In order to keeps things as simple as possible I would recommend you use a series of notch filters to remove each partial of your harmonic noise separately. That also gives you more control over how much of each harmonic really has to be removed.

A simple notch filter is one with unit gain at DC, i.e. $H(1) = 1$, and the zeros on the unit circle at the desired notch frequency, positive and negative. The poles have to be inside the unit circle, close to the zeros to cancel their effect farther away from the notch frequency. We can design this directly in the z-domain.

$$H(z) = \frac{(z-\exp(i\omega))(z-\exp(-i\omega)}{(z-r\exp(i\omega))(z-r\exp(-i\omega))}\times\frac{(1-r\exp(i\omega))(1-r\exp(-i\omega)}{(1-\exp(i\omega))(1-\exp(-i\omega))}$$

Here $\omega$ is the normalized frequency, meaning $\omega=2 \pi \frac{f_0}{f_s}$ where $f_0$ is your notch frequency and $f_s$ the sampling frequency. The parameter $r\in]0,1[$ controls the width of the notch. The second fraction makes sure we get a unit response at $\omega=0$.

To get the coefficients for a recursive filter implementation, we have to simplify the transfer function and cancel $z^2$ to turn it into a rational function of $z^{-1}$. The result is $$H(z) = \frac{\left(1+r^2-2r\cos(\omega)\right)\left(z^{-2}+1-2z^{-1}\cos(\omega)\right)\csc(\omega/2)^2}{4\left(r^2 z^{-2}+1-2rz^{-1}\cos(\omega) \right)}$$

So you can read off your filter coefficients to be

$$ A[n]=\left(1,-2r\cos\omega,r^2 \right)$$ $$ B[n]=\left(1,-2\cos\omega,1 \right)\cdot\frac{1}{4}\left(1+r^2-2r\cos\omega\right)\cdot\csc(\frac{\omega}{2})^2$$

The last open question is how exactly the parameter $r$ controls the notch behavior. Near the zero the transfer function on the unit circle locally behaves like

$$f(x) = \frac{x}{x-i(1-r)}$$

around $x=0$. For $r=1$ we get a singularity at $x=0$ and an ill-defined transfer function. For values $r<1$ but close to $1$ we can see that for both $x\to-\infty$ and $x\to\infty$ the transfer function becomes $1$. The interesting question is, how far does the effective influence of the pole reach on the x-axis?
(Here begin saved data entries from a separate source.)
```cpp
template <int KT, int WR, bool STREAM>
__global__ __launch_bounds__(256, 1) void ts_hybrid(Ctl *ctl_a, double *w_a, uint32_t npad_a, uint32_t chunk_a, uint32_t par_arg,
                                                    const uint32_t *sched, uint32_t n_sched, ResXchg *xb, uint32_t serial, const DevParams p) {
  constexpr int BLOCK = 256, kWaves = BLOCK / 64, R = hy_reg_items(KT), Q = hy_lds_items(KT), RQ = R + Q;
  constexpr bool BS = KT <= 12, BSC = KT <= 8;
  constexpr uint32_t J = 2 * KT;
  static_assert(resident_vec(KT) == 1 && R <= 16 && Q >= 1 && Q <= 16, "one individual per item; an item class's codes share one register");
  __shared__ __attribute__((aligned(16))) double s_eb[J];
  __shared__ __attribute__((aligned(16))) double s_sb[J];
  __shared__ double s_lam[J], s_diff[J], s_tot[res_tot_doubles<KT, WR>()], s_plam[J], s_peb[J];
  __shared__ double s_red[kWaves * J];
  __shared__ int s_alive[4];
  __shared__ double s_w[Q][KT][BLOCK];
  const uint32_t par = par_arg & 1u;
  Ctl *ctl = ctl_a;
  const State *S = &ctl->st[par ^ 1u];
  State *W = &ctl->st[par];
  const uint32_t svalid = S->valid, sloc = S->loc, shol = S->hol, siters = S->iters, sidx = S->idx;
  const unsigned long long epoch_now = S->epoch + 1ull;
  const uint32_t xseq0 = ctl->xseq;
  uint32_t tid = threadIdx.x;
  const size_t np = npad_a;
  const uint32_t nitems = npad_a;
  const uint32_t begin = blockIdx.x * chunk_a, end = min(begin + chunk_a, nitems);
  uint32_t i0 = begin + tid;
  uint32_t cnt = (i0 < end) ? (end - i0 + BLOCK - 1u) / BLOCK : 0u;
  auto fresh = [&]() { asm volatile("" : "+v"(tid), "+v"(i0), "+v"(cnt)); };
  auto item_or_last = [&](uint32_t t) { return min(i0, nitems - 1u) + min(t, max(cnt, 1u) - 1u) * BLOCK; };
  const uint32_t cnt_wg = begin < end ? (end - begin + BLOCK - 1u) / BLOCK : 0u;
  const uint32_t scnt_wg = (STREAM && cnt_wg > (uint32_t)RQ) ? cnt_wg - (uint32_t)RQ : 0u;
  const uint32_t g = blockIdx.x % (uint32_t)kResGroups, m = blockIdx.x / (uint32_t)kResGroups;

  if (__hip_atomic_load(&xb->abort_word, __ATOMIC_RELAXED, __HIP_MEMORY_SCOPE_AGENT) != 0ull) return;
  if (n_sched == 0u) {
    if (blockIdx.x == 0) carry_state(S, W, J);
    return;
  }
  if (tid < 4) s_alive[tid] = 1;
  __syncthreads();
  uint32_t xcount = 1u;
  if (!res_exchange<KT, WR>(xb, p, xseq0 + 1u, 1u, 0.0, g, m, gridDim.x, s_tot, s_alive, tid, fail_code(xseq0 + 1u, true, par, serial),
                            WR == 0 ? (unsigned long long)p.probe_ticks : kResWaitTicks))
    return;
  if constexpr (WR > 0) {
    xcount += 1u;
    if (!res_exchange<KT, WR>(xb, p, xseq0 + xcount, 1u, 0.0, g, m, gridDim.x, s_tot, s_alive, tid, fail_code(xseq0 + xcount, true, par, serial),
                              kResWaitTicks / 3ull))
      return;
  }
  double buf[R][KT];
#pragma unroll
  for (int t = 0; t < R; ++t) {
#pragma unroll
    for (int k = 0; k < KT; ++k) buf[t][k] = (w_a + (size_t)k * np)[item_or_last((uint32_t)t)];
    if (t & 1) __builtin_amdgcn_sched_barrier(0);
  }
#pragma unroll
  for (int q = 0; q < Q; ++q) {
    const uint32_t i = item_or_last((uint32_t)(R + q));
#pragma unroll
    for (int k = 0; k < KT; ++k) s_w[q][k][tid] = (w_a + (size_t)k * np)[i];
  }
  auto load_codes = [&](uint32_t loc_, auto first_c, auto n_c) -> uint2 {
    constexpr int FIRST = decltype(first_c)::value, N = decltype(n_c)::value;
    const uint32_t *col = reinterpret_cast<const uint32_t *>(p.bed + (size_t)loc_ * p.colstride);
    uint32_t word[N];
#pragma unroll
    for (int t = 0; t < N; ++t) word[t] = col[item_or_last((uint32_t)(FIRST + t)) / 16u];
    uint32_t out[2] = {0u, 0u};
#pragma unroll
    for (int t = 0; t < N; ++t) {
      const uint32_t i = item_or_last((uint32_t)(FIRST + t));
      const uint32_t c = (uint32_t)(FIRST + t) < cnt ? (word[t] >> (2u * (i % 16u))) & 3u : 1u;
      out[t / 8] |= code_nibble(c) << (4u * (uint32_t)(t % 8));
    }
    return make_uint2(out[0], out[1]);
  };
  using IC0 = std::integral_constant<int, 0>;
  using ICR = std::integral_constant<int, R>;
  using ICQ = std::integral_constant<int, Q>;
  uint2 pcodes = svalid ? load_codes(sloc, IC0{}, ICR{}) : make_uint2(0u, 0u), pcodes2 = svalid ? load_codes(sloc, ICR{}, ICQ{}) : make_uint2(0u, 0u);
  if (tid < J) {
    s_sb[tid] = S->eb[tid];
    s_plam[tid] = svalid ? p.lam[(size_t)sloc * J + tid] : 0.0;
    s_peb[tid] = svalid ? p.eb[(size_t)sloc * J + tid] : 0.0;
  }
  bool do_gamma = svalid != 0u && shol == 0u;
  bool prev_valid = svalid != 0u;
  uint32_t prev_loc = sloc, prev_hol = shol, prev_iters = siters;
  bool w_dirty = false;
  unsigned long long tp_run = ctl->total_passes;
  uint32_t last_it = ctl->last_iters;
  auto count_snp_deferred = [&](uint32_t its) {
    const uint32_t bin = min(its, (uint32_t)TSAMD_PASS_HIST_BINS - 1u);
    __hip_atomic_fetch_add(&ctl->pass_hist[bin], 1ull, __ATOMIC_RELAXED, __HIP_MEMORY_SCOPE_AGENT);
    tp_run += (unsigned long long)its;
    last_it = its;
  };
#ifdef TSAMD_SCHED_TIME
  unsigned long long tk_gamma = 0, tk_sweep = 0, tk_xchg = 0, tk_epi = 0, tk_fold = 0, tk_mark = wall_clock64();
  const unsigned long long tk_start = tk_mark;
#define TSAMD_HK(acc)                               \
  do {                                              \
    const unsigned long long now_ = wall_clock64(); \
    acc += now_ - tk_mark;                          \
    tk_mark = now_;                                 \
  } while (0)
#else
#define TSAMD_HK(acc) \
  do {                \
  } while (0)
#endif
  __syncthreads();

  uint32_t iters = 0u;
  double lam_old = 0.0, eb_used = 0.0;
  double b0[BS ? KT : 1], b1[BS ? KT : 1], acc0[KT], acc1[KT];
  bool complete = false;
  uint2 codes = make_uint2(0u, 0u), codes2 = make_uint2(0u, 0u);
  uint32_t loc = 0u, hol = 0u;
  const uint32_t *col = nullptr;

  auto begin_pass = [&]() {
    fresh();
    iters += 1u;
    lam_old = s_lam[tid < J ? tid : 0u];
    eb_used = s_eb[tid < J ? tid : 0u];
#pragma unroll
    for (int k = 0; k < KT; ++k) {
      if constexpr (BSC) {
        b0[k] = uniform_f64(s_eb[2 * k]);
        b1[k] = uniform_f64(s_eb[2 * k + 1]);
      } else if constexpr (BS) {
        b0[k] = s_eb[2 * k];
        b1[k] = s_eb[2 * k + 1];
      }
      acc0[k] = acc1[k] = 0.0;
    }
  };
  auto consume = [&](const double (&wcur)[KT], uint32_t nib) {
    uint32_t zo = 0u;
    if constexpr (!BS) asm volatile("" : "+v"(zo));
    res_consume_md<KT, BS>(wcur, (double)(nib & 3u), (double)(nib >> 2), b0, b1, reinterpret_cast<const double2 *>(s_eb) + zo, acc0, acc1);
  };
  auto load_streamed = [&](uint32_t s, double (&wv)[KT], uint32_t &word) {
    const uint32_t i = item_or_last((uint32_t)RQ + s);
#pragma unroll
    for (int k = 0; k < KT; ++k) wv[k] = (w_a + (size_t)k * np)[i];
    word = col[i / 16u];
  };
  auto streamed_code = [&](uint32_t s, uint32_t word) -> uint32_t {
    const uint32_t i = item_or_last((uint32_t)RQ + s);
    return code_nibble((uint32_t)RQ + s < cnt ? (word >> (2u * (i % 16u))) & 3u : 1u);
  };
  double sa[KT], sbuf[KT];
  uint32_t worda = 0u, wordb = 0u;
  auto request_first = [&]() { load_streamed(0u, sa, worda); };
  auto sweep = [&]() {
#pragma unroll
    for (int t = 0; t < R; ++t) {
      if ((uint32_t)t >= cnt_wg) continue;
      fresh();
      double wcur[KT];
#pragma unroll
      for (int k = 0; k < KT; ++k) wcur[k] = buf[t][k];
      consume(wcur, nibble_of(codes, t));
      __builtin_amdgcn_sched_barrier(0);
    }
#pragma unroll
    for (int q = 0; q < Q; ++q) {
      if ((uint32_t)(R + q) >= cnt_wg) continue;
      fresh();
      double wcur[KT];
#pragma unroll
      for (int k = 0; k < KT; ++k) wcur[k] = s_w[q][k][tid];
      consume(wcur, nibble_of(codes2, q));
      __builtin_amdgcn_sched_barrier(0);
    }
    for (uint32_t s = 0; STREAM && s < scnt_wg; s += 2u) {
      fresh();
      load_streamed(s + 1u, sbuf, wordb);
      __builtin_amdgcn_sched_barrier(0);
      consume(sa, streamed_code(s, worda));
      __builtin_amdgcn_sched_barrier(0);
      if (s + 1u >= scnt_wg) break;
      fresh();
      load_streamed(s + 2u, sa, worda);
      __builtin_amdgcn_sched_barrier(0);
      consume(sbuf, streamed_code(s + 1u, wordb));
      __builtin_amdgcn_sched_barrier(0);
    }
  };
  auto finish_pass = [&]() -> bool {
    fresh();
    res_fold<KT>(acc0, acc1, s_red, tid);
    __syncthreads();
    TSAMD_HK(tk_fold);
    double mine = 0.0;
    if (tid < J) {
      mine = s_red[tid];
#pragma unroll
      for (int wv = 1; wv < kWaves; ++wv) mine += s_red[wv * J + tid];
    }
    xcount += 1u;
    const uint32_t tag = xseq0 + xcount;
    const bool ahead = STREAM && iters < p.max_inner;
    auto overlap = [&]() {
      if constexpr (STREAM)
        if (ahead) request_first();
    };
    if (!res_exchange<KT, WR, kResOneLevelGrid, ResLay<KT>>(xb, p, tag, 1u, mine, g, m, gridDim.x, s_tot, s_alive, tid, fail_code(tag, false, par, serial),
                                                            kResWaitTicks, overlap))
      return false;
    TSAMD_HK(tk_xchg);
    if (tid < J) epilogue_values(p, res_total<KT, WR>(s_tot, tid), eb_used, lam_old, s_lam, s_eb, s_diff);
    __syncthreads();
    complete = epilogue_complete(p, iters, J, s_diff);
    TSAMD_HK(tk_epi);
    return true;
  };

  for (uint32_t idx = 0; idx < n_sched; ++idx) {
    const uint32_t ent = sched[idx];
    loc = ent & 0x7fffffffu;
    hol = ent >> 31;
    fresh();
    if (tid < J) {
      const bool local = prev_valid && loc == prev_loc;
      const double gl = __hip_atomic_load(&p.lam[(size_t)loc * J + tid], __ATOMIC_RELAXED, __HIP_MEMORY_SCOPE_AGENT);
      const double ge = __hip_atomic_load(&p.eb[(size_t)loc * J + tid], __ATOMIC_RELAXED, __HIP_MEMORY_SCOPE_AGENT);
      s_lam[tid] = local ? s_plam[tid] : gl;
      s_eb[tid] = local ? s_peb[tid] : ge;
    }
    codes = load_codes(loc, IC0{}, ICR{});
    codes2 = load_codes(loc, ICR{}, ICQ{});
    iters = 0u;
    if (do_gamma) {
      const uint32_t *pcol = reinterpret_cast<const uint32_t *>(p.bed + (size_t)prev_loc * p.colstride);
      double gs[KT];
      uint32_t cs = 0u;
      auto load_gamma = [&](uint32_t i, double (&gq)[KT], uint32_t &cq) {
#pragma unroll
        for (int k = 0; k < KT; ++k) gq[k] = (p.gam + (size_t)k * np)[i];
        cq = p.cnt[i];
      };
      auto store_gamma = [&](uint32_t i, const double (&gq)[KT], uint32_t cq) {
#pragma unroll
        for (int k = 0; k < KT; ++k) (p.gam + (size_t)k * np)[i] = gq[k];
        p.cnt[i] = cq;
      };
      load_gamma(item_or_last(0u), gs, cs);
#pragma unroll
      for (int t = 0; t < RQ; ++t) {
        if ((uint32_t)t >= cnt_wg) continue;
        fresh();
        const uint32_t i = item_or_last((uint32_t)t);
        double gv[KT];
        uint32_t cv = cs;
#pragma unroll
        for (int k = 0; k < KT; ++k) gv[k] = gs[k];
        if ((uint32_t)(t + 1) < cnt_wg && t + 1 < RQ) load_gamma(item_or_last((uint32_t)t + 1u), gs, cs);
        __builtin_amdgcn_sched_barrier(0);
        double wcur[KT];
        if (t < R) {
#pragma unroll
          for (int k = 0; k < KT; ++k) wcur[k] = buf[t < R ? t : 0][k];
        } else {
#pragma unroll
          for (int k = 0; k < KT; ++k) wcur[k] = s_w[t < R ? 0 : t - R][k][tid];
        }
        const uint32_t pcode = t < R ? nibble_of(pcodes, t < R ? t : 0) : nibble_of(pcodes2, t < R ? 0 : t - R);
        hy_gamma_one<KT>(gv, wcur, pcode, cv, s_sb, p);
        if ((uint32_t)t < cnt) store_gamma(i, gv, cv);
        if (t < R) {
#pragma unroll
          for (int k = 0; k < KT; ++k) buf[t < R ? t : 0][k] = wcur[k];
        } else {
#pragma unroll
          for (int k = 0; k < KT; ++k) s_w[t < R ? 0 : t - R][k][tid] = wcur[k];
        }
        __builtin_amdgcn_sched_barrier(0);
      }
      if (STREAM && scnt_wg > 0u) {
        double wsn[KT];
        uint32_t pwn = 0u;
        auto load_sitem = [&](uint32_t s) {
          const uint32_t i = item_or_last((uint32_t)RQ + s);
          load_gamma(i, gs, cs);
#pragma unroll
          for (int k = 0; k < KT; ++k) wsn[k] = (w_a + (size_t)k * np)[i];
          pwn = pcol[i / 16u];
        };
        load_sitem(0u);
        for (uint32_t s = 0; s < scnt_wg; ++s) {
          fresh();
          const uint32_t i = item_or_last((uint32_t)RQ + s);
          double gv[KT], wcur[KT];
          uint32_t cv = cs;
          const uint32_t pw = pwn;
#pragma unroll
          for (int k = 0; k < KT; ++k) {
            gv[k] = gs[k];
            wcur[k] = wsn[k];
          }
          load_sitem(min(s + 1u, scnt_wg - 1u));
          __builtin_amdgcn_sched_barrier(0);
          const uint32_t pcode = code_nibble((uint32_t)RQ + s < cnt ? (pw >> (2u * (i % 16u))) & 3u : 1u);
          hy_gamma_one<KT>(gv, wcur, pcode, cv, s_sb, p);
          if ((uint32_t)RQ + s < cnt) {
            store_gamma(i, gv, cv);
#pragma unroll
            for (int k = 0; k < KT; ++k) (w_a + (size_t)k * np)[i] = wcur[k];
          }
          __builtin_amdgcn_sched_barrier(0);
        }
      }
      w_dirty = true;
    }
    col = reinterpret_cast<const uint32_t *>(p.bed + (size_t)loc * p.colstride);
    if constexpr (STREAM) request_first();
    __syncthreads();
    TSAMD_HK(tk_gamma);
    complete = false;
    while (!complete) {
      begin_pass();
      sweep();
      TSAMD_HK(tk_sweep);
      if (!finish_pass()) return;
    }
    const double fin_lam = s_lam[tid < J ? tid : 0u], fin_eb = s_eb[tid < J ? tid : 0u];
    if (blockIdx.x == 0) {
      if (tid < J) {
        __hip_atomic_store(&p.lam[(size_t)loc * J + tid], fin_lam, __ATOMIC_RELAXED, __HIP_MEMORY_SCOPE_AGENT);
        __hip_atomic_store(&p.eb[(size_t)loc * J + tid], fin_eb, __ATOMIC_RELAXED, __HIP_MEMORY_SCOPE_AGENT);
      }
      if (tid == 0) count_snp_deferred(iters);
      asm volatile("s_waitcnt vmcnt(0)" ::: "memory");
    }
    __syncthreads();
    if (tid < J) {
      s_sb[tid] = eb_used;
      s_plam[tid] = fin_lam;
      s_peb[tid] = fin_eb;
    }
    pcodes = codes;
    pcodes2 = codes2;
    do_gamma = hol == 0u;
    prev_valid = true;
    prev_loc = loc;
    prev_hol = hol;
    prev_iters = iters;
    __syncthreads();
  }

  if (w_dirty) {
#pragma unroll
    for (int t = 0; t < RQ; ++t) {
      fresh();
      if ((uint32_t)t < cnt) {
        const uint32_t i = i0 + (uint32_t)t * BLOCK;
#pragma unroll
        for (int k = 0; k < KT; ++k) (w_a + (size_t)k * np)[i] = t < R ? buf[t < R ? t : 0][k] : s_w[t < R ? 0 : t - R][k][tid];
      }
    }
  }
  fresh();
  if (blockIdx.x == 0) {
    if (tid < J) {
      W->lam[tid] = s_plam[tid];
      W->eb[tid] = s_sb[tid];
    }
    if (tid == 0) {
      W->idx = sidx + n_sched;
      W->valid = 1u;
      W->loc = prev_loc;
      W->hol = prev_hol;
// ... 29 lines not shown
```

The square magnitude of $f(x)$ is $$|f(x)|^2=f(x)\cdot f(x)^*=\frac{x^2}{x^2+(1-r)^2}$$ which is always real and positive. We can easily equate it to a threshold and solve for $x$.The most common threshold for filter cutoffs in signal processing is $1/\sqrt{2}$, and if we solve $|f(\Delta x/2)|^2==1/\sqrt{2}$ we get the effective bandwidth of the notch to be $$\Delta x = 2(1-r)\sqrt{1+\sqrt{2}}$$

and we can use the equivalence of our problem to the original pole/zero placement to conclude

$$ r = 1-\frac{\Delta \omega}{2\sqrt{1+\sqrt{2}}} $$

with the natural frequency bandwidth $\Delta \omega$. If you want this as a true frequency then again $\Delta \omega=2\pi\frac{\Delta f}{f_s}$

Note that this bandwidth calculation used a local approximation, so it is strictly only true for $(1-r)<<1$, or small bandwidths compared to the sampling frequency.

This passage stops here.